Desde o dia 20, Guedes despacha de casa, em trabalho remoto. Ele promove reuniões com o presidente Bolsonaro, com representantes do setor privado e com membros de sua equipe por meio de videoconferências. Na quinta-feira, o ministro informou que seu teste para o coronavírus deu negativo e que está em quarentena por precaução.

As últimas declarações do presidente Jair Bolsonaro denotam que a maior preocupação dele é com perda econômica. Todos os seus ministros tentam “aliviar e dourar” o discurso dele, mas em vão, pois o presidente mostra total incredulidade em relação ao que pode acontecer no Brasil com a pandemia do coronavírus caso o país não siga as orientações da Organização Mundial da Saúde (OMS) e o protocolo de grande parte dos dirigentes mundiais.

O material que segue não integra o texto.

@@ -376,6 +394,23 @@
     return NVB_OK;
 }
 
+int nvb_fm_build_unique(const nvb_fm_index* fmi, uint32_t L, const uint32_t* d_text, uint32_t* d_bits, void* stream)
+{
+    if (!fmi || !fmi->d_bwt_occ || L < 1u || L > 32u || !d_text || !d_bits || ((uintptr_t)d_bits & 3u)) return NVB_E_INVALID;
+    if (fmi->sa_interval != 1u || !fmi->d_ssa) return NVB_E_UNSUPPORTED;
+    const uint32_t n = fmi->length, n_words = (uint32_t)(((uint64_t)n + 31u) / 32u);
+    cudaStream_t s = as_stream(stream);
+    if (n_words) {
+        fm_unique_init_kernel<<<(n_words + FM_BLOCKDIM - 1) / FM_BLOCKDIM, FM_BLOCKDIM, 0, s>>>(d_bits, n_words, n, L);
+        NVB_LAUNCH_CHECK();
+    }
+    if (n) {
+        fm_unique_pairs_kernel<<<(uint32_t)(((uint64_t)n + FM_BLOCKDIM - 1) / FM_BLOCKDIM), FM_BLOCKDIM, 0, s>>>(fmi->d_ssa, d_text, d_bits, n, L);
+        NVB_LAUNCH_CHECK();
+    }
+    return NVB_OK;
+}
+
 int nvb_fm_rank(const nvb_fm_index* fmi, const uint32_t* d_k, const uint8_t* d_c, uint32_t n,
                 uint32_t* d_out, void* stream)
 {
diff --git a/nvbio_b200/csrc/pipeline.cu b/nvbio_b200/csrc/pipeline.cu
--- a/nvbio_b200/csrc/pipeline.cu
+++ b/nvbio_b200/csrc/pipeline.cu
@@ -132,7 +132,7 @@
 __global__ void __launch_bounds__(SEED_BLOCK, 2048 / SEED_BLOCK)
 pipe_seed_match_kernel(const FmIndex f, const PipeGeom g, const uint32_t* __restrict__ words, const uint32_t* __restrict__ slen,
                        const uint32_t* __restrict__ genome, uint2* __restrict__ ranges, uint32_t* __restrict__ sizes,
-                       uint32_t* __restrict__ todo, uint32_t* __restrict__ todo_count)
+                       uint32_t* __restrict__ todo, uint32_t* __restrict__ todo_count, const uint4* __restrict__ anchors)
 {
     constexpr uint32_t ITER = DEFER ? SEED_ITER : 1u;
 #pragma unroll 1
@@ -146,9 +146,22 @@
             const uint32_t s = q / g.seeds_per_string, k = q % g.seeds_per_string;
             const uint32_t len = slen[s];
             const uint32_t pos = k * g.seed_interval;
-            if (pos + g.seed_len <= len) {
+            const uint32_t k_last = last_anchor_seed(len, g.seed_len, g.seed_interval);
+            const bool anchored = BITS == 2 && DEFER && anchors;
+            uint4 a = make_uint4(1u, 0u, 1u, 0u);
+            if (anchored) a = anchors[s];
+            if (anchored && k == 0u) { x = a.x; y = a.y; }
+            else if (anchored && k == k_last) { x = a.z; y = a.w; }
+            else if (pos + g.seed_len <= len) {
                 if (genome) {
-                    const uint32_t st = fm_match_locate_one<BITS, true, DEFER ? FM_DEFER : FM_WHOLE>(f, genome, words, s * g.stride + pos, g.seed_len, x, y);
+                    uint32_t st;
+                    if (anchored) {
+                        bool claimed;
+                        const uint2 at = make_uint2(a.y == 0xFFFFFFFFu ? a.x : NO_ANCHOR, a.w == 0xFFFFFFFFu ? a.z : NO_ANCHOR);
+                        const uint32_t p = anchor_candidate(at, k, k_last, g.seed_interval, g.genome_len, g.seed_len);
+                        st = fm_match_locate_anchored<DEFER ? FM_DEFER : FM_WHOLE>(f, genome, words, s * g.stride + pos, p, x, y, claimed);
+                    } else
+                        st = fm_match_locate_one<BITS, true, DEFER ? FM_DEFER : FM_WHOLE>(f, genome, words, s * g.stride + pos, g.seed_len, x, y);
                     if (st == FM_EMPTY) { x = 1; y = 0; }
                     deferred = DEFER && st == FM_DEFERRED;
                 } else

As ações da área econômica para reduzir os danos provocados pela crise do coronavírus totalizam R$ 700 bilhões, entre antecipações de recursos, liberação de linhas de crédito e aumento de gastos públicos, disse o ministro. Ele declarou que apenas a medida de renda básica para os trabalhadores autônomos, aprovada na quinta-feira pela Câmara dos Deputados, resultará em gastos de R$ 45 bilhões nos próximos três meses.

Conforme citou a agência Brasil, nas contas do ministro, a liberação do Bolsa Família para 1,2 milhão de famílias e as antecipações do décimo terceiro salário para aposentados e pensionistas do Instituto Nacional do Seguro Social (INSS), somadas à ajuda aos autônomos, garantirá praticamente R$ 100 bilhões em proteção para a população mais desprotegida.

O ministro citou ainda a liberação de R$ 200 bilhões de compulsório (dinheiro que os bancos são obrigados a deixar depositados no Banco Central), de R$ 100 bilhões da Caixa Econômica Federal e de R$ 50 bilhões do Banco Nacional de Desenvolvimento Econômico e Social (BNDES). Ele mencionou a ajuda de R$ 88 bilhões para estados e municípios, anunciada no início da semana.

Segundo Guedes, se forem somadas as medidas listadas, que somam R$ 538 bilhões, mais as ações a serem anunciadas em breve, a ajuda chegará a R$ 700 bilhões nos próximos três meses.

O ministro não especificou o quanto desse total corresponde a recursos novos, decorrente de aumento de gastos públicos, e o quanto decorre de antecipação de benefícios ou do adiamento de pagamento de tributos, mas disse que o dinheiro ajudará o Brasil a enfrentar o que chamou de “primeira onda”, caracterizada pela pressão sobre o sistema de saúde.

 

Proteção

 

Numa primeira versão do vídeo, o ministro tinha explicado como funcionaria a complementação de salário proposta pelo governo para evitar demissões em massa. Inicialmente, o ministro tinha informado que a empresa pagaria 50% do salário do trabalhador, com o governo completando 25%. Para setores mais afetados, cujas receitas tendam a cair a zero durante o estado de calamidade pública, o governo aumentaria a complementação para 33%. Em nenhum dos casos, o trabalhador afastado temporariamente continuaria a receber 100% do salário.

Posteriormente, o ministério subiu uma nova versão do vídeo, sem as explicações de Guedes sobre a suspensão do contrato de trabalho. A assessoria do Ministério da Economia explicou que a proposta foi atualizada para aumentar a renda do trabalhador dispensado temporariamente.

Segundo a assessoria da pasta, o patrão de empresas que tiverem de interromper ou reduzir as atividades cortará parte do salário do trabalhador, com o governo complementando um percentual do seguro-desemprego a que a pessoa teria direito equivalente ao percentual de corte sofrido. Dessa forma, caso o empresário corte o salário em 50%, o governo entraria com 50% do seguro-desemprego. Se o empresário cortar 25% do pagamento, o governo complementa 25%.